Stored items
————

# schreibfaul1/ESP32-Opus-Player

Measured on AMD Instinct MI355X. Metric: decoded 48 kHz stereo frames/sec/GPU (x real-time); HBM GB/s vs roofline, higher is better.
Workload: dtype int32 fixed-point (int16/int32 with 64-bit products); 1 GPU; celt_fb_stereo_64k; streams_per_gpu=65536

## Files before the change

__graft_entry__.py:

```python
import importlib.util
import os
import subprocess
import sys

ROOT = os.path.dirname(os.path.abspath(__file__))
PKG_DIR = os.path.join(ROOT, "esp32-opus-player_amd")
CSRC = os.path.join(PKG_DIR, "csrc")


def _load_pkg():
    name = "esp32_opus_player_amd"
    if name in sys.modules:
        return sys.modules[name]
    path = os.path.join(PKG_DIR, "__init__.py")
    spec = importlib.util.spec_from_file_location(name, path, submodule_search_locations=[PKG_DIR])
    mod = importlib.util.module_from_spec(spec)
    sys.modules[name] = mod
    spec.loader.exec_module(mod)
    return mod


def build() -> None:
    subprocess.check_call([sys.executable, os.path.join(ROOT, "tools", "gen_rom_tables.py")])
    hipcc = os.environ.get("HIPCC", "/opt/rocm/bin/hipcc")
    out = os.path.join(PKG_DIR, "libopusgpu.so")
    cmd = [hipcc, "--offload-arch=gfx950", "-O3", "-std=c++17", "-fPIC", "-shared",
           os.path.join(CSRC, "og_api.hip"), os.path.join(CSRC, "og_recon.hip"), os.path.join(CSRC, "og_parse64.hip"), os.path.join(CSRC, "og_rfc.hip"), os.path.join(CSRC, "og_silk_nb.hip"), os.path.join(CSRC, "og_silk_synth.hip"), os.path.join(CSRC, "og_compat.cpp"),
           os.path.join(CSRC, "og_pages.cpp"), os.path.join(CSRC, "og_files.cpp"),
           "-I", os.path.join(ROOT, "include"), "-pthread",
           "-o", out]
    cmd = [c for c in cmd if not c.endswith("og_compat.cpp") or os.path.exists(c)]
    flags_file = os.path.join(CSRC, "BUILD_FLAGS")
    if os.path.exists(flags_file):
        cmd += open(flags_file).read().split()
    subprocess.check_call(cmd)
    subprocess.check_call(["make", "-C", os.path.join(ROOT, "oracle"), "-s"])
    emul = os.path.join(ROOT, "tests", "emul")
    if os.path.exists(os.path.join(emul, "Makefile")):
        subprocess.check_call(["make", "-C", emul, "-s"])
    kat = os.path.join(ROOT, "tests", "gpu_kat")
    if os.path.exists(os.path.join(kat, "Makefile")):
        subprocess.check_call(["make", "-C", kat, "-s", "HIPCC=" + hipcc])
    pkg = _load_pkg()
    lib = pkg.load_lib()
    missing = [s for s in pkg.EXPORTS if not hasattr(lib, s)]
    if missing:
        raise RuntimeError(f"libopusgpu.so lacks exports: {missing}")


def smoke() -> None:
    import numpy as np
    sys.path.insert(0, os.path.join(ROOT, "tests"))
    import oracle_py
    pkg = _load_pkg()
    oracle = oracle_py.load()
    ctx = pkg.Context(0)
    n, frames = 64, 3
    for name, toc, L in (("CELT-FB", pkg.TOC_CELT_FB_STEREO, 160), ("SILK-NB", pkg.TOC_SILK_NB_STEREO, 40),
                         ("hybrid FB", pkg.TOC_HYBRID_FB_STEREO, 120)):
        pay = pkg.lcg_payloads(n, frames, L)
        ref, ok = oracle.batch_decode(2, toc, pay)
        assert ok == n * frames
        ctx.streams_alloc(n, 2)
        for f in range(frames):
            pk = [bytes([toc]) + pay[f, s].tobytes() for s in range(n)]
            pcm, res = ctx.decode_packets(np.arange(n), pk)
            assert (res == 960).all(), (name, res)
            assert (pcm == ref[:, f]).all(), f"{name}: GPU PCM differs from the oracle"
    ctx.close()
    print("smoke ok: 64 streams x 3 frames x {CELT-FB, SILK-NB, hybrid FB} bit-exact vs oracle")


if __name__ == "__main__":
    build()
    if len(sys.argv) > 1 and sys.argv[1] == "smoke":
        smoke()
```
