+struct DescLanes {
+    int ta, tb;
+    __device__ __forceinline__ int a(int ig, int k) const { return REC_I(ta, 4 * ig + k); }
+    __device__ __forceinline__ int b(int ig, int k) const { return REC_I(tb, 4 * ig + k); }
+    __device__ __forceinline__ int ha(int hig, int k) const { return __shfl(ta, 4 * hig + k, 64); }
+    __device__ __forceinline__ int hb(int hig, int k) const { return __shfl(tb, 4 * hig + k, 64); }
+    __device__ __forceinline__ bool fast(int jb, int lds_tile, int pitch, int lane, int ng) const
+    {
+        const bool lane_ok = lane >= 4 * ng || (ta + jb >= tb && ta + jb + lds_tile <= tb + pitch);
+        return __builtin_amdgcn_ballot_w64(lane_ok) == ~0ull;
+    }
+};
+struct DescPlan {
+    int b0[4], o[4], pitch, hoff;
+    __device__ __forceinline__ int b(int ig, int k) const { return b0[k] + ig * pitch; }
+    __device__ __forceinline__ int a(int ig, int k) const { return b0[k] + ig * pitch + o[k]; }
+    __device__ __forceinline__ int hb(int, int k) const { return b0[k] + hoff; }
+    __device__ __forceinline__ int ha(int, int k) const { return b0[k] + hoff + o[k]; }
+    __device__ __forceinline__ bool fast(int jb, int lds_tile, int pitch_, int, int) const
+    {
+        const int omin = min(min(o[0], o[1]), min(o[2], o[3])), omax = max(max(o[0], o[1]), max(o[2], o[3]));
+        return omin + jb >= 0 && omax + jb + lds_tile <= pitch_;
+    }
+};
+
+template <bool BLEND, bool FAST, typename D>
+__device__ __forceinline__ HaloRegs halo_issue(bool active, int ig, int ph, int jb, const float *__restrict__ G, int pitch, const D &d)
+{
+    HaloRegs h;
+#pragma unroll
+    for (int k = 0; k < (BLEND ? 4 : 1); k++) {
+        const int base = d.ha(ig, k);
+        int idx = base + jb + ph;
+        if constexpr (!FAST) {
+            const int lo = d.hb(ig, k);
+            idx = min(max(idx, lo), lo + pitch - 4);
+        }
+        h.v[k] = f4u{ 0.f, 0.f, 0.f, 0.f };
+        if (active) h.v[k] = *(const f4u *)(G + (size_t)(unsigned)idx);
+    }
+    return h;
+}
 template <bool BLEND, bool FAST>
 __device__ __forceinline__ HaloRegs halo_issue(bool active, int ig, int ph, int jb, const float *__restrict__ G, int pitch,
                                                int ta, int tb)
 {
-    HaloRegs h;
-#pragma unroll
-    for (int k = 0; k < (BLEND ? 4 : 1); k++) {
-        const int base = __shfl(ta, 4 * ig + k, 64);
-        int idx = base + jb + ph;
-        if constexpr (!FAST) {
-            const int lo = __shfl(tb, 4 * ig + k, 64);
-            idx = min(max(idx, lo), lo + pitch - 4);
-        }
-        h.v[k] = f4u{ 0.f, 0.f, 0.f, 0.f };
-        if (active) h.v[k] = *(const f4u *)(G + (size_t)(unsigned)idx);
-    }
-    return h;
+    return halo_issue<BLEND, FAST>(active, ig, ph, jb, G, pitch, DescLanes{ ta, tb });
 }
 
 template <bool BLEND>
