static int run_sort(ksched_handle* h) {
  const int P = h->n_pods;
  if (P == 0) return KSCHED_OK;
  const int threads = 256, blocks = (P + threads - 1) / threads;
  if (h->sort1_bits > 0) {
    sort_key1_kernel<<<blocks, threads, 0, h->stream>>>(P, h->d_cls_rank.ptr, h->d_pod_class.ptr, h->d_ts.ptr, h->d_uid_rank.ptr, h->sort1_ts_min,
                                                        h->sort1_ts_bits, h->sort1_uid_bits, h->d_k_tie.ptr, h->d_idx_tmp.ptr);
    size_t tmp1 = h->cub_tmp_bytes;
    CUDA_TRY(h, cub::DeviceRadixSort::SortPairs(h->d_cub_tmp.ptr, tmp1, h->d_k_tie.ptr, h->d_k_tmp.ptr, h->d_idx_tmp.ptr, h->d_order.ptr, P, 0, h->sort1_bits,
                                                h->stream));
    const int gblocks1 = std::min((P + 7) / 8, 148 * 8);
    gather_rows_kernel<<<gblocks1, 256, 0, h->stream>>>(P, h->d_classes.ptr, h->d_pod_class.ptr, h->d_order.ptr, h->d_rows.ptr);
    h->tm.sort_launches = 3;
    h->sorted = true;
    return KSCHED_OK;
  }
  sort_keys_kernel<<<blocks, threads, 0, h->stream>>>(P, h->d_classes.ptr, h->d_pod_class.ptr, h->d_ts.ptr, h->d_uid_rank.ptr, h->d_k_cpu.ptr,
                                                      h->d_k_mem.ptr, h->d_k_tie.ptr, h->d_order.ptr);
  size_t tmp = h->cub_tmp_bytes;
  uint32_t *ia = h->d_order.ptr, *ib = h->d_idx_tmp.ptr;
  CUDA_TRY(h, cub::DeviceRadixSort::SortPairs(h->d_cub_tmp.ptr, tmp, h->d_k_tie.ptr, h->d_k_tmp.ptr, ia, ib, P, 0, 64, h->stream));
  gather_u64_kernel<<<blocks, threads, 0, h->stream>>>(P, h->d_k_mem.ptr, ib, h->d_k_tie.ptr);
  tmp = h->cub_tmp_bytes;
  CUDA_TRY(h, cub::DeviceRadixSort::SortPairs(h->d_cub_tmp.ptr, tmp, h->d_k_tie.ptr, h->d_k_tmp.ptr, ib, ia, P, 0, 64, h->stream));
  gather_u64_kernel<<<blocks, threads, 0, h->stream>>>(P, h->d_k_cpu.ptr, ia, h->d_k_tie.ptr);
  tmp = h->cub_tmp_bytes;
  CUDA_TRY(h, cub::DeviceRadixSort::SortPairs(h->d_cub_tmp.ptr, tmp, h->d_k_tie.ptr, h->d_k_tmp.ptr, ia, ib, P, 0, 64, h->stream));
  CUDA_TRY(h, cudaMemcpyAsync(h->d_order.ptr, ib, (size_t)P * sizeof(uint32_t), cudaMemcpyDeviceToDevice, h->stream));
  const int gblocks = std::min((P + 7) / 8, 148 * 8);
  gather_rows_kernel<<<gblocks, 256, 0, h->stream>>>(P, h->d_classes.ptr, h->d_pod_class.ptr, h->d_order.ptr, h->d_rows.ptr);
  h->tm.sort_launches = 7;
  h->sorted = true;
  return KSCHED_OK;
}

static void fill_k1(ksched_handle* h, K1Params& k1) {
  k1.cat = h->cat;
  k1.rows = reinterpret_cast<const uint64_t*>(h->d_classes.ptr);
  k1.n_pods = h->n_classes;
  k1.itype_sets = h->d_itype_sets.ptr;
// ... 64 lines not shown
  if (h->n_pods == 0) return KSCHED_OK;
  const int RW = h->cat.n_templates * h->cat.W32;
  const int nblk = (h->n_pods + 31) / 32;
  const int blocks = std::max(1, std::min(148 * 8, (nblk + 7) / 8));
  feasibility_kernel<<<blocks, 256, 0, h->stream>>>(h->d_rows.ptr, h->n_pods, h->n_classes, RW, h->d_Fclass.ptr, h->d_best_class.ptr, h->d_F.ptr,
                                                    h->d_best.ptr);
  CUDA_TRY(h, cudaGetLastError());
  h->tm.feasibility_launches = 2;
  const long long C = (long long)h->cat.n_templates * h->cat.n_types;
  h->tm.feasibility_bytes = (long long)h->n_pods * 256 + C * 256 + (long long)h->n_pods * C / 8;
  return KSCHED_OK;
}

————

- PROBLEM DETAILS: Restate word for word each line of the data from the one with "k1.n_pods = h->n_classes;" to the last, keeping both ends.

- PROBLEM SOLUTION:
  k1.n_pods = h->n_classes;
  k1.itype_sets = h->d_itype_sets.ptr;
// ... 64 lines not shown
  if (h->n_pods == 0) return KSCHED_OK;
  const int RW = h->cat.n_templates * h->cat.W32;
  const int nblk = (h->n_pods + 31) / 32;
  const int blocks = std::max(1, std::min(148 * 8, (nblk + 7) / 8));
  feasibility_kernel<<<blocks, 256, 0, h->stream>>>(h->d_rows.ptr, h->n_pods, h->n_classes, RW, h->d_Fclass.ptr, h->d_best_class.ptr, h->d_F.ptr,
                                                    h->d_best.ptr);
  CUDA_TRY(h, cudaGetLastError());
  h->tm.feasibility_launches = 2;
  const long long C = (long long)h->cat.n_templates * h->cat.n_types;
  h->tm.feasibility_bytes = (long long)h->n_pods * 256 + C * 256 + (long long)h->n_pods * C / 8;
  return KSCHED_OK;
}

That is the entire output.